Albert Van Abbe enfonce le clou en saupoudrant sa techno d’odyssées psychédéliques : musique hindou, boucles acid, mélodies 80’s version techno indus. Merci mec, tu as nous offert tes tripes et ton cœur sur un plateau !

Evigt Mörker se charge de conclure la soirée de mains de maître. Un voyage éthéré, là-haut, au-dessus des nuages. Et ses voix d’ange lumineuses et chatoyantes qui semblent évoquer l’apparition d’Aurora Borealis dans les forêts suédoises. A en pleurer de beauté.

Dimanche :

10h et des brouettes d’extase. Chose promise, chose due. Nous quittons la mort dans l’âme le Cruquiusgilde pour rejoindre Donato Dozzy à l’after du Closure pour la Breakfast Club. Première bonne nouvelle, un buffet de mets divers et variés nous attend pour reprendre des forces. Deuxième nouvelle, malgré les inscriptions « no smoking » sur les murs du club, tout le monde fume sans complexes sur le dancefloor. Troisième « grande » nouvelle, Marco Shuttle est dans un grand soir !

L’Italien fait des miracles avec ses quatre platines (vinyle et cd). Tel un charmeur de serpent, il enchaîne les tracks envoûtants pour mieux nous hypnotiser. Le set prend parfois des allures de rite chamanique.

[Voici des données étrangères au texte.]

__global__ void __launch_bounds__(256) k_pad_level0_bilateral(const uint8_t* __restrict__ raw, size_t raw_seq_stride,
                                                              const int32_t* __restrict__ frame_idx, int w, int h,
                                                              uint8_t* __restrict__ dst, size_t dst_seq_stride, int pitch,
                                                              int ph, bil_args A, const float* __restrict__ color_w) {
  __shared__ float s_cw[256];
  s_cw[threadIdx.x] = color_w[threadIdx.x];
  __syncthreads();
  const int X = blockIdx.x * blockDim.x + threadIdx.x;
  const int Y = blockIdx.y;
  if (X >= w + 2 * VO_PAD || Y >= ph) return;
  raw += (size_t)blockIdx.z * raw_seq_stride;
  dst += (size_t)blockIdx.z * dst_seq_stride;
  if (frame_idx) raw += (size_t)(*frame_idx) * w * h;
  const int x = d_reflect101(X - VO_PAD, w), y = d_reflect101(Y - VO_PAD, h);
  const int val0 = raw[(size_t)y * w + x];
  float sum = 0.f, wsum = 0.f;
  for (int k = 0; k < A.maxk; k++) {
    const int val = raw[(size_t)d_reflect101(y + A.dy[k], h) * w + d_reflect101(x + A.dx[k], w)];
    const int ad = val > val0 ? val - val0 : val0 - val;
    const float wt = A.sw[k] * s_cw[ad];
    sum += (float)val * wt;
    wsum += wt;
  }
  dst[(size_t)Y * pitch + X] = (uint8_t)(int)__builtin_rintf(sum / wsum);
}

__device__ __forceinline__ bool vo_split_index(unsigned gid, int rows, int gpr, int g_lo, int g_hi, int& Y, int& G) {
  const int gi = g_hi - g_lo, gb = gpr - gi;
  const unsigned n_int = (unsigned)rows * (unsigned)gi;
  if (gid < n_int) {
    Y = (int)(gid / (unsigned)gi);
    G = g_lo + (int)(gid - (unsigned)Y * (unsigned)gi);
    return true;
  }
  gid -= n_int;
  Y = gb > 0 ? (int)(gid / (unsigned)gb) : rows;
  const int j = gb > 0 ? (int)(gid - (unsigned)Y * (unsigned)gb) : 0;
  G = j < g_lo ? j : g_hi + (j - g_lo);
  return false;
}

__global__ void __launch_bounds__(256) k_pad_level0(const uint8_t* __restrict__ raw, size_t raw_seq_stride,
                                                    const int32_t* __restrict__ frame_idx, int w, int h,
                                                    uint8_t* __restrict__ dst, size_t dst_seq_stride, int pitch, int ph, int remap) {
  int blk, bseq;
  vo_xcd_assign(blockIdx.z * gridDim.x + blockIdx.x, gridDim.x, remap, blk, bseq);
  const int gpr = (w + 2 * VO_PAD + 15) / 16;
  const unsigned gid = (unsigned)blk * blockDim.x + threadIdx.x;
  const int g_lo = VO_PAD / 16, g_hi = max(g_lo, min(gpr, (w + VO_PAD - 16 >= 0 ? (w + VO_PAD - 16) / 16 + 1 : 0)));
  int Y, G;
  const bool interior = vo_split_index(gid, ph, gpr, g_lo, g_hi, Y, G);
  const int X = G * 16;
  if (Y >= ph) return;
  raw += (size_t)bseq * raw_seq_stride;
  dst += (size_t)bseq * dst_seq_stride;
  if (frame_idx) raw += (size_t)(*frame_idx) * w * h;
  const int y = d_reflect101(Y - VO_PAD, h);
  const uint8_t* row = raw + (size_t)y * w;
  uint32_t v[4];
  if (interior) {
    __builtin_memcpy(v, row + (X - VO_PAD), 16);
  } else {
#pragma unroll
    for (int q = 0; q < 4; q++) {
      v[q] = 0;
#pragma unroll
      for (int k = 0; k < 4; k++) v[q] |= (uint32_t)row[d_reflect101(X + 4 * q + k - VO_PAD, w)] << (8 * k);
    }
  }
  uint4 pk; pk.x = v[0]; pk.y = v[1]; pk.z = v[2]; pk.w = v[3];
  *reinterpret_cast<uint4*>(dst + (size_t)Y * pitch + X) = pk;
}

__device__ __forceinline__ int d_byte(uint32_t v, int k) { return (int)((v >> (8 * k)) & 0xFFu); }

__global__ void __launch_bounds__(256) k_scharr_pyrdown(const uint8_t* __restrict__ src, size_t src_seq_px, int w, int h, int pitch,
                                                        int16_t* __restrict__ der, int nb_scharr,
                                                        uint8_t* __restrict__ dst, size_t dst_seq_px, int dw, int dh, int dpitch, int remap) {
  int bx, bseq;
  vo_xcd_assign(blockIdx.y * gridDim.x + blockIdx.x, gridDim.x, remap, bx, bseq);
  src += (size_t)bseq * src_seq_px;
  if (bx < nb_scharr) {
    constexpr int SR = 4;
    const int gpr = (w + 3) / 4;
    const unsigned gid = (unsigned)bx * 256u + threadIdx.x;
    const int ys = (int)(gid / (unsigned)gpr);
    const int x0 = (int)(gid - (unsigned)ys * (unsigned)gpr) * 4;
    const int y0 = ys * SR;
    if (y0 >= h) return;
    typedef unsigned short u16x2 __attribute__((ext_vector_type(2)));
    typedef short s16x2 __attribute__((ext_vector_type(2)));
    auto load_row = [&](int yy, u16x2 (&a)[3]) {
      const uint32_t* q = reinterpret_cast<const uint32_t*>(src + (size_t)(yy + VO_PAD) * pitch + (x0 + VO_PAD));
      const uint32_t L = q[-1], M = q[0], R = q[1];
      a[0] = __builtin_bit_cast(u16x2, __builtin_amdgcn_perm(M, L, 0x0c040c03u));
      a[1] = __builtin_bit_cast(u16x2, __builtin_amdgcn_perm(0u, M, 0x0c020c01u));
      a[2] = __builtin_bit_cast(u16x2, __builtin_amdgcn_perm(R, M, 0x0c040c03u));
    };
    u16x2 rows[SR + 2][3];
#pragma unroll
    for (int r = 0; r < SR + 2; r++) load_row(min(y0 - 1 + r, h), rows[r]);
#pragma unroll
    for (int r = 0; r < SR; r++) {
      const int y = y0 + r;
      if (y >= h) break;
      s16x2 cs[3], dv[3];
#pragma unroll
      for (int c = 0; c < 3; c++) {
        cs[c] = __builtin_bit_cast(s16x2, (u16x2)((rows[r][c] + rows[r + 2][c]) * (unsigned short)12 + rows[r + 1][c] * (unsigned short)40));
        dv[c] = __builtin_bit_cast(s16x2, (u16x2)(rows[r + 2][c] - rows[r][c]));
      }
      const uint32_t ix01 = __builtin_bit_cast(uint32_t, (s16x2)(cs[1] - cs[0]));
      const uint32_t ix23 = __builtin_bit_cast(uint32_t, (s16x2)(cs[2] - cs[1]));
      const s16x2 w_lo = {12, 40}, w_hi = {40, 12}, w_0 = {12, 0}, w_1 = {0, 12};
      const int iy0 = __builtin_amdgcn_sdot2(dv[1], w_0, __builtin_amdgcn_sdot2(dv[0], w_lo, 0, false), false);
      const int iy1 = __builtin_amdgcn_sdot2(dv[1], w_hi, __builtin_amdgcn_sdot2(dv[0], w_1, 0, false), false);
      const int iy2 = __builtin_amdgcn_sdot2(dv[2], w_0, __builtin_amdgcn_sdot2(dv[1], w_lo, 0, false), false);
      const int iy3 = __builtin_amdgcn_sdot2(dv[2], w_hi, __builtin_amdgcn_sdot2(dv[1], w_1, 0, false), false);
      uint32_t out[4];
      out[0] = __builtin_amdgcn_perm((uint32_t)iy0, ix01, 0x05040100u);
      out[1] = __builtin_amdgcn_perm((uint32_t)iy1, ix01, 0x05040302u);
      out[2] = __builtin_amdgcn_perm((uint32_t)iy2, ix23, 0x05040100u);
      out[3] = __builtin_amdgcn_perm((uint32_t)iy3, ix23, 0x05040302u);
      if (x0 + 3 >= w) {
#pragma unroll
        for (int k = 1; k < 4; k++) if (x0 + k >= w) out[k] = 0u;
      }
      uint4 pk; pk.x = out[0]; pk.y = out[1]; pk.z = out[2]; pk.w = out[3];
      const size_t o = (size_t)(y + VO_PAD) * pitch + (x0 + VO_PAD);
      *reinterpret_cast<uint4*>(reinterpret_cast<uint32_t*>(der) + (size_t)bseq * src_seq_px + o) = pk;
    }
  } else {
    const int b = bx - nb_scharr;
    const int pw = dw + 2 * VO_PAD;
    const int gpr = (pw + 3) / 4;
    const unsigned gid = (unsigned)b * 256u + threadIdx.x;
    const int g_lo = VO_PAD / 4, g_hi = max(g_lo, min(gpr, (dw + VO_PAD - 4 >= 0 ? (dw + VO_PAD - 4) / 4 + 1 : 0)));
    int Y, G;
    const bool interior = vo_split_index(gid, dh + 2 * VO_PAD, gpr, g_lo, g_hi, Y, G);
    const int X0 = G * 4;
    if (Y >= dh + 2 * VO_PAD) return;
    const int y = d_reflect101(Y - VO_PAD, dh);
    const uint8_t* prow = src + (size_t)(2 * y + VO_PAD) * pitch + VO_PAD;
    uint32_t res = 0;
    if (interior) {
      const int x0 = X0 - VO_PAD;
      uint32_t acc[4] = {128u, 128u, 128u, 128u};
#pragma unroll
      for (int j = -2; j <= 2; j++) {
        const uint32_t* q = reinterpret_cast<const uint32_t*>(prow + (ptrdiff_t)j * pitch + 2 * x0);
        const uint32_t d0 = q[-1], d1 = q[0], d2 = q[1], d3 = q[2];
        const uint32_t wj = (j == 0) ? 6u : ((j == -1 || j == 1) ? 4u : 1u);
        acc[0] = __builtin_amdgcn_udot4(d1, wj * 0x00010406u, __builtin_amdgcn_udot4(d0, wj * 0x04010000u, acc[0], false), false);
        acc[1] = __builtin_amdgcn_udot4(d2, wj * 0x00000001u, __builtin_amdgcn_udot4(d1, wj * 0x04060401u, acc[1], false), false);
        acc[2] = __builtin_amdgcn_udot4(d2, wj * 0x00010406u, __builtin_amdgcn_udot4(d1, wj * 0x04010000u, acc[2], false), false);
        acc[3] = __builtin_amdgcn_udot4(d3, wj * 0x00000001u, __builtin_amdgcn_udot4(d2, wj * 0x04060401u, acc[3], false), false);
      }
      res = __builtin_amdgcn_perm(__builtin_amdgcn_perm(acc[3], acc[2], 0x0c0c0501u), __builtin_amdgcn_perm(acc[1], acc[0], 0x0c0c0501u), 0x05040100u);
    } else {
#pragma unroll
      for (int k = 0; k < 4; k++) {
        const int x = d_reflect101(X0 + k - VO_PAD, dw);
        const uint8_t* p = prow + 2 * x;
        int sum = 0;
#pragma unroll
        for (int j = -2; j <= 2; j++) {
          const uint8_t* r = p + (ptrdiff_t)j * pitch;
          const int row = r[-2] + 4 * r[-1] + 6 * r[0] + 4 * r[1] + r[2];
          const int wj = (j == 0) ? 6 : ((j == -1 || j == 1) ? 4 : 1);
          sum += wj * row;
        }
        res |= (uint32_t)((sum + 128) >> 8) << (8 * k);
      }
    }
    *reinterpret_cast<uint32_t*>(dst + (size_t)bseq * dst_seq_px + (size_t)Y * dpitch + X0) = res;
  }
}
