# richardbaihe/a3t

Hardware: AMD Instinct MI355X
Metric: mel-frames/sec (train) (higher is better)
Workload: dtype bf16; 1 GPU; VCTK A3T masked-mel train step: 6+6 Conformer blocks d=384 H=2 ff=1536(k3), B=32/GPU, T_mel=1000, T_phn=120, postnet 5x256x5, fwd+bwd+clip+Adam, dropout 0.2/0.2/0.2 + postnet 0.5 (recipe); global_batch=32, parallelism=dp1, params=100799808

## Files before the change

a3t_amd/_lib.py:

```python
import ctypes
import os
from ctypes import POINTER, c_char_p, c_float, c_int, c_int32, c_int64, c_void_p

import torch

HERE = os.path.dirname(os.path.abspath(__file__))
LIB_PATH = os.environ.get("A3T_LIB_PATH") or os.path.join(HERE, "lib", "liba3t_hip.so")

F32, BF16 = 0, 1
ACT_NONE, ACT_RELU, ACT_TANH, ACT_SWISH = 0, 1, 2, 3
ACC_STORE, ACC_ADD, ACC_ATOMIC, ACC_SOLE = 0, 1, 2, 3


class GemmDesc(ctypes.Structure):
    _fields_ = [
        ("A", c_void_p), ("B", c_void_p), ("C", c_void_p), ("bias", c_void_p), ("R", c_void_p), ("S", c_void_p),
        ("M", c_int32), ("N", c_int32), ("K", c_int32),
        ("a_rs", c_int64), ("a_cs", c_int64),
        ("b_rs", c_int64), ("b_cs", c_int64), ("b_ts", c_int64),
        ("c_rs", c_int64),
        ("batch", c_int32), ("batch_inner", c_int32),
        ("a_bs0", c_int64), ("a_bs1", c_int64), ("b_bs0", c_int64), ("b_bs1", c_int64),
        ("c_bs0", c_int64), ("c_bs1", c_int64),
        ("taps", c_int32), ("pad", c_int32), ("dil", c_int32), ("Tseq", c_int32), ("kshift", c_int32),
# ... 41 lines not shown
    "a3t_mask_fill": [_P, _P, _P, _P, c_int, c_int, c_int, _P],
    "a3t_embed_finish_fwd": [_P, _P, _P, _P, _P, _P, _P, c_int, c_int, c_int, c_int, c_float, c_float, ctypes.c_uint32,
                             _P, _P],
    "a3t_embed_finish_bwd": [_P, _P, _P, _P, _P, _P, _P, _P, c_int, c_int, c_int, c_int, c_int, c_int, c_float, c_float,
                             ctypes.c_uint32, _P],
    "a3t_scale": [_P, _P, c_int64, c_float, _P],
    "a3t_axpy": [_P, _P, c_int64, c_float, _P],
    "a3t_attn_bias_fold": [_P, c_int32, c_int32, _P, _P, _P, _P],
    "a3t_scale_dev": [_P, _P, c_int64, _P, _P],
    "a3t_slice_rows": [_P, _P, c_int, c_int, c_int, c_int, c_int, c_int, _P],
    "a3t_concat_rows": [_P, _P, _P, c_int, c_int, c_int, c_int, _P],
    "a3t_concat_rows_ragged": [_P, _P, _P, _P, _P, c_int, c_int, c_int, c_int, c_int64, c_int64, _P],
    "a3t_split_rows": [_P, _P, _P, c_int, c_int, c_int, c_int, _P],
    "a3t_cast_bf16": [_P, _P, c_int64, _P],
    "a3t_cast_bf16_conv_t": [_P, _P, _P, _P, c_int, c_int, c_int, c_int, _P],
    "a3t_split_bf16": [_P, _P, _P, c_int64, _P],
    "a3t_reflect_pad": [_P, _P, c_int, c_int, c_int, c_int, _P],
    "a3t_reflect_pad_ragged": [_P, _P, _P, c_int, c_int, c_int, c_int, _P],
    "a3t_stft_amp": [_P, _P, c_int64, c_int, c_int, _P],
    "a3t_logmel_finish": [_P, _P, c_int, c_int, c_int, _P],
    "a3t_mlm_loss": [_P, _P, _P, _P, _P, _P, _P, _P, c_int, c_int, c_int, c_float, _P],
    "a3t_mlm_loss_scratch_floats": [c_int],
    "a3t_sumsq": [_P, c_int64, _P, _P],
    "a3t_clip_adam": [_P, _P, _P, _P, _P, _P, c_int64, c_float, c_float, c_float, c_float, c_int, c_float, c_float,
                      _P],
    "a3t_clip_adam_noam": [_P, _P, _P, _P, _P, _P, c_int64, _P, c_float, c_float, c_float, c_float, c_float, c_float,
                           c_float, c_float, _P],
    "a3t_sgd_step": [_P, _P, c_int64, c_float, c_float, _P],
    "a3t_pwg_gate": [_P, _P, _P, c_int64, c_int, _P],
    "a3t_pwg_res_skip": [_P, _P, _P, c_int64, c_int, c_int, _P],
    "a3t_pwg_upsample": [_P, _P, _P, c_int64, c_int64, c_int, c_int, _P],
    "a3t_replicate_pad": [_P, _P, c_int64, c_int64, c_int, c_int, _P],
    "a3t_bias_act": [_P, _P, c_int64, c_int, c_int, c_float, _P],
    "a3t_replicate_pad_ragged": [_P, _P, _P, c_int64, c_int64, c_int, c_int, _P],
    "a3t_pwg_upsample_ragged": [_P, _P, _P, _P, c_int, c_int64, c_int64, c_int, c_int, _P],
    "a3t_zero_tail": [_P, _P, c_int, c_int64, c_int64, c_int, _P],
    "a3t_layernorm_fwd_ragged": [_P, _P, _P, _P, _P, _P, _P, c_int, c_int, c_int, c_float, _P],
    "a3t_glu_dwconv_fwd_ragged": [_P, _P, _P, _P, _P, _P, c_int, c_int, c_int, c_int, _P],
    "a3t_relpos_softmax_fwd_ragged": [_P, _P, c_int, _P, _P, c_int, c_int, c_int, c_int, c_int64, c_int64, c_int64, c_float,
                                      _P],
    "a3t_splice_spans": [_P, _P, _P, _P, _P, _P, c_int, c_int, c_int, c_int, _P],
    "a3t_pwg_block_ragged": [_P, _P, _P, _P, _P, _P, _P, _P, _P, c_int, c_int, c_int, c_int, _P],
# ... 75 lines not shown
```

a3t_amd/conformer.py:

```python
import math
import os
import zlib
from dataclasses import dataclass

import torch

from . import ops
from ._lib import ACC_ADD, ACC_ATOMIC, ACC_STORE, ACT_RELU, ACT_SWISH, BF16, F32
from .config import A3TConfig
from .params import ParamStore
from .schedule import StepSchedule


def legacy_pe_table(c: A3TConfig) -> torch.Tensor:
    d = c.adim
    position = torch.arange(c.max_len - 1, -1, -1.0, dtype=torch.float32).unsqueeze(1)
    div = torch.exp(torch.arange(0, d, 2, dtype=torch.float32) * -(math.log(10000.0) / d))
    pe = torch.zeros(c.max_len, d)
    pe[:, 0::2] = torch.sin(position * div)
    pe[:, 1::2] = torch.cos(position * div)
    return pe


def score_chunks(lengths, heads, max_score_elems):
# ... 27 lines not shown
    ffn_keep4: bool = True
    lin_dgrad_t: bool = True
    fuse_ln_dropout: bool = True

    @classmethod
    def from_env(cls, environ=os.environ):
        fa, ft = environ.get("A3T_FUSED_ATTN", "auto"), environ.get("A3T_FUSED_ATTN_TRAIN", "1")
        if fa not in ("auto", "fwd", "0"):
            raise ValueError(f"A3T_FUSED_ATTN={fa!r}: expected auto, fwd or 0 (the flash backward behind '1' left the library in "
                             "round 5, tools/experiments/attn_flash_backward.patch)")
        on = {f: environ.get("A3T_" + f.upper(), "1") != "0" for f in
              ("side_stream", "side2", "wgrad_group", "post_f32_first", "attn_bwd_ds", "attn_signed", "attn_dq_dual",
               "attn_dbd_view", "attn_dk_main", "ffn_8p", "ffn_keep4", "lin_dgrad_t")}
        return cls(side_depth=max(2, int(environ.get("A3T_SIDE_DEPTH", "48"))), fused_attn=fa,
                   fused_attn_train=0 if ft == "0" else 2 if ft == "2" else 1, **on)


class ConformerStack(StepSchedule):
    def __init__(self, cfg: A3TConfig, store: ParamStore, compute: str = "f32", training: bool = True,
                 dropout: bool = False, options: EngineOptions = None):
        self.opt = opt = options if options is not None else EngineOptions.from_env()
        super().__init__(store.device, opt.side_stream, opt.side2, opt.side_depth)
        self.c = cfg
        self.dropping = bool(dropout and training)
        self.step_seed = 0
        self.store = store
        self.bf16 = (compute == "bf16")
        self.adt = torch.bfloat16 if self.bf16 else torch.float32
        self.cmp = BF16 if self.bf16 else F32
        self.training = training
# ... 13 lines not shown
        self._fused_now = self._fused_train_now = False
        self.attn_path, self.block_dims = {}, {}
        self._need_grad = training
        self._mode_tag = None
        if self.bf16:
            for n, v in (("adim", cfg.adim), ("ff", cfg.ff), ("idim", cfg.idim), ("odim", cfg.odim),
                         ("dk", cfg.dk), ("postnet_chans", cfg.postnet_chans or 8)):
                if v % 8:
                    raise ValueError(f"compute='bf16' needs {n} % 8 == 0 (16-byte DMA granules), got {v}")
            self.flat16 = torch.zeros(store.total, dtype=torch.bfloat16, device=self.dev)
            self.p16 = {k: self.flat16[o:o + math.prod(s)].view(s) for k, (o, s) in store.offsets.items()}
        self._ffn_plans = {}
        self._lin_plans = {}
        self._wt = {}
        self._P_ahead, self._pos_ev = {}, None
        self._cast_ev = self._wt_ev = None
        dec = [o for k, (o, _) in store.offsets.items() if k.startswith("dec.")]
        self._cast_split = min(dec) if dec else 0

    def _drop(self, p, tag):
        if not self.dropping or p <= 0.0:
            return None
        h = (zlib.crc32(tag.encode()) ^ ((self.step_seed * 0x9E3779B1) & 0xFFFFFFFF)) & 0xFFFFFFFF
        h = ((h ^ (h >> 16)) * 0x85EBCA6B) & 0xFFFFFFFF
        h = ((h ^ (h >> 13)) * 0xC2B2AE35) & 0xFFFFFFFF
        return (float(p), (h ^ (h >> 16)) & 0xFFFFFFFF)

    def _gm(self, g, tag, p, bias_grad, bias_scale):
        dr = self._drop(p, tag)
        if dr is None:
            return (self._g16(g) if self.bf16 else g)
        gm = self.ws.get(self._t("tmp.gm"), tuple(g.shape), self.adt)
        if self._gm_ready == tag:
            self._gm_ready = None
            return gm
        ops.dropout_bwd_cast(g, gm, dr[0], dr[1], colsum=bias_grad, colsum_scale=bias_scale)
        return gm

    def W(self, name):
        return self.p16[name] if self.bf16 else self.store.p[name]

    def refresh_weights(self):
        self._cast_ev = self._wt_ev = None
        if not self.bf16:
            return
        split = self._cast_split if self.side is not None else 0
        flat, flat16 = self.store.flat, self.flat16
        wt = list(self._wt.values()) if self._need_grad else []

        def transposed():
            for src_off, dst_off, _, tflat, shp in wt:
                ops.cast_bf16_conv_t(flat, tflat, src_off, dst_off, *shp)
        if split <= 0:
            ops.cast_bf16(flat, flat16)
            transposed()
            return
        ops.cast_bf16(flat[:split], flat16[:split])
        self._cast_ev = self._side(lambda: ops.cast_bf16(flat[split:], flat16[split:]), want_event="cast")
        if wt:
            self._wt_ev = self._side(transposed, want_event="wt")

    def _wait_cast(self, which):
        ev = getattr(self, which, None)
# ... 512 lines not shown
```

Pendant ce temps-là, Donato Dozzy finalise les réglages de ses machines en éclatant un gros spliff. Place au live de Voice From The Lake qui se chargera de régénérer nos neurorécepteurs endoloris par tout l’attirail biochimique nécessaire à notre métabolisme de clubber. Jusqu’à ce que nos muscles au bord des crampes nous intiment de rejoindre notre lit. Une semaine plus tard, les sirènes des clubs parisiens n’ont définitivement plus le même pouvoir d’attraction. Les Hollandaises non plus.

Julien Moschetti

Publié dans Trax le 30 octobre 2015.